**TASK DESCRIPTION:**
From the entries below, count the lines with "offs". Write only the count.

**PROVIDED INFORMATION:**
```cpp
__device__ __forceinline__ void rl_block(int32_t (*perm_s)[RL_MAXN + 1], const int64_t* __restrict__ seeds,
                                         const int64_t* __restrict__ ns, const int64_t* __restrict__ offs,
                                         int64_t npasses, int32_t* __restrict__ out, int max_n, uint32_t* err,
                                         int64_t blk, int lane) {
  const int64_t pass = blk * 64 + lane;
  const bool live = pass < npasses;
  const int n_req = live ? (int)ns[pass] : 0;
  const int n = n_req <= max_n ? n_req : 0;
  if (n_req > max_n && err) __hip_atomic_store(err, 1u, __ATOMIC_RELAXED, __HIP_MEMORY_SCOPE_AGENT);
  int32_t* perm = perm_s[lane];
  uint32_t lo[RL_MAXN], hi[RL_MAXN - 1];
  {
    uint32_t x = live ? (uint32_t)(uint64_t)seeds[pass] : 0u;
    lo[0] = x;
#pragma unroll
    for (int i = 1; i <= MT_M + RL_MAXN - 2; ++i) {
      x = 1812433253u * (x ^ (x >> 30)) + (uint32_t)i;
      if (i < RL_MAXN) lo[i] = x;
      if (i >= MT_M) hi[i - MT_M] = x;
    }
  }
#pragma unroll
  for (int i = 0; i < RL_MAXN; ++i)
    if (i < n) perm[i] = i;
#pragma unroll
  for (int i = 0; i < RL_MAXN - 1; ++i) {
    if (i < n - 1) {
      const uint32_t r = mt_temper(mt_mix(lo[i], lo[i + 1], hi[i]));
      const int z = (int)(r % (uint32_t)(n - i));
      const int32_t a = perm[i];
      perm[i] = perm[i + z];
      perm[i + z] = a;
    }
  }
  if (live) {
    int32_t* dst = out + offs[pass];
    for (int i = 0; i < n; ++i) dst[i] = perm[i];
    for (int i = n; i < n_req; ++i) dst[i] = i;
  }
}

__global__ __launch_bounds__(64) void randperm_lanes_kernel(const int64_t* __restrict__ seeds,
                                                           const int64_t* __restrict__ ns,
                                                           const int64_t* __restrict__ offs, int64_t npasses,
                                                           int32_t* __restrict__ out, int max_n, uint32_t* err) {
  __shared__ int32_t perm_s[64][RL_MAXN + 1];
  rl_block(perm_s, seeds, ns, offs, npasses, out, max_n, err, blockIdx.x, threadIdx.x);
}

__global__ __launch_bounds__(64) void randperm_lanes_capped_kernel(const int64_t* __restrict__ seeds,
                                                                  const int64_t* __restrict__ ns,
                                                                  const int64_t* __restrict__ offs, int64_t npasses,
                                                                  int32_t* __restrict__ out, int max_n,
                                                                  uint32_t* err) {
  __shared__ int32_t perm_s[64][RL_MAXN + 1];
  for (int64_t blk = blockIdx.x; blk * 64 < npasses; blk += gridDim.x)
    rl_block(perm_s, seeds, ns, offs, npasses, out, max_n, err, blk, threadIdx.x);
}

}

namespace fs {

int randperm_device(const int64_t* d_seeds, const int64_t* d_n, const int64_t* d_off, int64_t npasses, int64_t max_n,
                    int32_t* d_out, uint32_t* d_err, int max_blocks, void* stream) {
  FS_REQUIRE(npasses >= 0 && max_n >= 0 && max_n < ((int64_t)1 << 31) && max_blocks >= 0, "bad sizes");
  if (npasses == 0) return FS_OK;
  FS_REQUIRE(d_seeds && d_n && d_off && d_out, "null pointer");
  hipStream_t st = reinterpret_cast<hipStream_t>(stream);
  if (max_n <= RL_MAXN) {
    if (max_blocks > 0)
      hipLaunchKernelGGL(randperm_lanes_capped_kernel, dim3((unsigned)rp_capped_lanes_geom(npasses, max_blocks).blocks),
                         dim3(64), 0, st, d_seeds, d_n, d_off, npasses, d_out, (int)max_n, d_err);
    else
      hipLaunchKernelGGL(randperm_lanes_kernel, dim3((unsigned)((npasses + 63) / 64)), dim3(64), 0, st, d_seeds, d_n,
                         d_off, npasses, d_out, (int)max_n, d_err);
    FS_LAUNCH_CHECK();
    return FS_OK;
  }
  if (max_blocks > 0 && rp_in_lds(max_n)) {
    const RpGeom g = rp_capped_geom(npasses, max_n, max_blocks);
    if (g.lds > 64 * 1024) {
      hipError_t e = hipFuncSetAttribute(reinterpret_cast<const void*>(&randperm_capped_kernel),
                                         hipFuncAttributeMaxDynamicSharedMemorySize, (int)g.lds);
      if (e != hipSuccess) return fail(FS_EHIP, std::string("fs_randperm_device: ") + hipGetErrorString(e));
    }
    hipLaunchKernelGGL(randperm_capped_kernel, dim3((unsigned)g.blocks), dim3(RP_THREADS * g.waves), (size_t)g.lds, st,
                       d_seeds, d_n, d_off, npasses, d_out, max_n, d_err, (int)rp_region_words(max_n, true));
    FS_LAUNCH_CHECK();
    return FS_OK;
  }
  const size_t lds_small = sizeof(uint32_t) * 2 * MT_N;
  const size_t lds_full = lds_small + sizeof(int32_t) * (size_t)max_n;
  if (lds_full <= 160 * 1024) {
    if (lds_full > 64 * 1024) {
      hipError_t e = hipFuncSetAttribute(reinterpret_cast<const void*>(&randperm_kernel<true>),
                                         hipFuncAttributeMaxDynamicSharedMemorySize, (int)lds_full);
      if (e != hipSuccess) return fail(FS_EHIP, std::string("fs_randperm_device: ") + hipGetErrorString(e));
    }
    hipLaunchKernelGGL(randperm_kernel<true>, dim3((unsigned)npasses), dim3(RP_THREADS), lds_full, st, d_seeds, d_n,
                       d_off, d_out, max_n, d_err);
  } else {
    hipLaunchKernelGGL(randperm_kernel<false>, dim3((unsigned)npasses), dim3(RP_THREADS), lds_small, st, d_seeds, d_n,
                       d_off, d_out, max_n, d_err);
  }
  FS_LAUNCH_CHECK();
  return FS_OK;
}

}

using namespace fs;

extern "C" int fs_randperm_device(const int64_t* d_seeds, const int64_t* d_n, const int64_t* d_off, int64_t npasses,
                                  int64_t max_n, int32_t* d_out, uint32_t* d_err, void* stream) {
  return fs::randperm_device(d_seeds, d_n, d_off, npasses, max_n, d_out, d_err, 0, stream);
}
```

Before: 387,400 client-rounds/s.

## Parallelize Fisher-Yates shuffle via swap-chain resolution across wave lanes

For permutations that fit within one Mersenne Twister block in LDS, the serial lane-0 Fisher-Yates swap loop is replaced by a parallel resolution. Each lane computes its swap target, uses atomicMax and ballots to find the last writer per slot, then follows the swap chains with pointer jumping to produce the same permutation. The serial path also folds the modulo into the parallel fill, and the capped kernel now interleaves passes across blocks rather than waves. A standalone resolve kernel and optional timestamp probes are added. The cost is extra LDS traffic and a more intricate algorithm whose output must match the sequential shuffle exactly.

Result: no change. 386,200 client-rounds/s (-0.3%).

```diff
diff --git a/non-iid-distributed-learning-with-optimal-mixture-weights_amd/_lib.py b/non-iid-distributed-learning-with-optimal-mixture-weights_amd/_lib.py
--- a/non-iid-distributed-learning-with-optimal-mixture-weights_amd/_lib.py
+++ b/non-iid-distributed-learning-with-optimal-mixture-weights_amd/_lib.py
@@ -194,6 +194,19 @@
     return _randperm_capped
 
 
+_randperm_resolve = None
+
+
+def randperm_resolve_device():
+    global _randperm_resolve
+    if _randperm_resolve is None:
+        f = getattr(lib(), '_ZN2fs23randperm_resolve_deviceEPKiPKlS3_lPiPjiPv')
+        f.restype = C.c_int
+        f.argtypes = [C.c_void_p, C.c_void_p, C.c_void_p, C.c_int64, C.c_void_p, C.c_void_p, C.c_int, C.c_void_p]
+        _randperm_resolve = f
+    return _randperm_resolve
+
+
 def get_tuning():
     t = Tuning()
     check(lib().fs_get_tuning(C.byref(t)), 'fs_get_tuning')
diff --git a/non-iid-distributed-learning-with-optimal-mixture-weights_amd/csrc/randperm.hip b/non-iid-distributed-learning-with-optimal-mixture-weights_amd/csrc/randperm.hip
--- a/non-iid-distributed-learning-with-optimal-mixture-weights_amd/csrc/randperm.hip
+++ b/non-iid-distributed-learning-with-optimal-mixture-weights_amd/csrc/randperm.hip
@@ -76,6 +76,98 @@
 __device__ __forceinline__ void rp_contract_broken(int32_t* dst, int n, int lane, int stride, uint32_t* err) {
   for (int i = lane; i < n; i += stride) dst[i] = i;
   if (err && lane == 0) __hip_atomic_store(err, 1u, __ATOMIC_RELAXED, __HIP_MEMORY_SCOPE_AGENT);
+}
+
+#ifdef FS_RP_STAMPS
+#define RP_STAMP_BEGIN()                                                                   \
+  unsigned long long stamp_prev;                                                           \
+  asm volatile("s_memtime %0\n\ts_waitcnt lgkmcnt(0)" : "=s"(stamp_prev)::"memory");
+#define RP_STAMP(k)                                                                        \
+  {                                                                                        \
+    __builtin_amdgcn_sched_barrier(0);                                                     \
+    unsigned long long t_;                                                                 \
+    asm volatile("s_memtime %0\n\ts_waitcnt lgkmcnt(0)" : "=s"(t_)::"memory");            \
+    __builtin_amdgcn_sched_barrier(0);                                                     \
+    if (err && blockIdx.x == 0 && threadIdx.x == 0) {                                      \
+      err[8 + 2 * (k)] += (uint32_t)(t_ - stamp_prev);                                     \
+      err[9 + 2 * (k)] += 1u;                                                              \
+    }                                                                                      \
+    stamp_prev = t_;                                                                       \
+  }
+#else
+#define RP_STAMP_BEGIN()
+#define RP_STAMP(k)
+#endif
+
+constexpr int RP_RESOLVE_N = MT_N;
+constexpr int RP_RESOLVE_SLOTS = (RP_RESOLVE_N + RP_THREADS - 1) / RP_THREADS;
+
+template <bool WG>
+__device__ __forceinline__ void rp_resolve(int32_t* last, int32_t* ptr, int32_t* __restrict__ dst,
+                                           const int32_t (&tk)[RP_RESOLVE_SLOTS], int n, int lane) {
+  int32_t l[RP_RESOLVE_SLOTS], top[RP_RESOLVE_SLOTS], a[RP_RESOLVE_SLOTS], b[RP_RESOLVE_SLOTS];
+  constexpr int SPARE = MT_N;
+#pragma unroll
+  for (int k = 0; k < RP_RESOLVE_SLOTS; ++k) {
+    const int i = lane + RP_THREADS * k;
+    last[i < n ? i : SPARE] = -1;
+  }
+#pragma unroll
+  for (int k = 0; k < RP_RESOLVE_SLOTS; ++k) {
+    const int i = lane + RP_THREADS * k;
+    int32_t* at = &last[i < n ? tk[k] : SPARE];
+    asm volatile("" ::: "memory");
+    l[k] = *at;
+    atomicMax(at, i);
+    top[k] = *at;
+  }
+  asm volatile("" ::: "memory");
+#pragma unroll
+  for (int k = 0; k < RP_RESOLVE_SLOTS; ++k) {
+    const int i = lane + RP_THREADS * k;
+    a[k] = last[i < n ? i : SPARE];
+  }
+  rp_sync<WG>();
+#pragma unroll
+  for (int k = 0; k < RP_RESOLVE_SLOTS; ++k) {
+    const int i = lane + RP_THREADS * k;
+    const bool live = i < n;
+    if (!live) l[k] = -1;
+    uint64_t cand = __ballot(live && top[k] != i);
+    while (cand) {
+      const int j = __builtin_ctzll(cand);
+      cand &= cand - 1;
+      const int32_t tj = __builtin_amdgcn_readlane(tk[k], j);
+      if (tj == tk[k] && j < lane) l[k] = RP_THREADS * k + j;
+    }
+    const int32_t lf = a[k];
+    a[k] = lf == i ? (l[k] >= 0 ? l[k] : i) : (lf >= 0 ? lf : i);
+    if (!live) a[k] = 0;
+    if (live) ptr[i] = a[k];
+  }
+  for (int span = 1; span < n; span <<= 1) {
+#pragma unroll
+    for (int k = 0; k < RP_RESOLVE_SLOTS; ++k) b[k] = ptr[a[k]];
+    asm volatile("" ::: "memory");
+    bool moved = false;
+#pragma unroll
+    for (int k = 0; k < RP_RESOLVE_SLOTS; ++k) {
+      if (b[k] != a[k]) {
+        ptr[lane + RP_THREADS * k] = b[k];
+        a[k] = b[k];
+        moved = true;
+      }
+    }
+    if (!__any(moved)) break;
+  }
+  rp_sync<WG>();
+#pragma unroll
+  for (int k = 0; k < RP_RESOLVE_SLOTS; ++k) b[k] = ptr[max(l[k], 0)];
+#pragma unroll
+  for (int k = 0; k < RP_RESOLVE_SLOTS; ++k) {
+    const int i = lane + RP_THREADS * k;
+    if (i < n) dst[i] = l[k] >= 0 ? b[k] : tk[k];
+  }
 }
 
 template <bool IN_LDS, bool WG>
@@ -90,8 +182,15 @@
     return;
   }
   const int n = (int)n64;
+  if (n <= 1) {
+    if (n == 1 && lane == 0) dst[0] = 0;
+    return;
+  }
+  RP_STAMP_BEGIN();
+  const bool resolve = IN_LDS && n <= RP_RESOLVE_N;
   int32_t* perm = IN_LDS ? perm_lds : dst;
-  for (int i = lane; i < n; i += RP_THREADS) perm[i] = i;
+  if (!resolve)
+    for (int i = lane; i < n; i += RP_THREADS) perm[i] = i;
   if (lane == 0) {
     uint32_t x = (uint32_t)(uint64_t)seeds[pass];
     mt[0] = x;
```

**SOLUTION TO THIS PROBLEM:**
6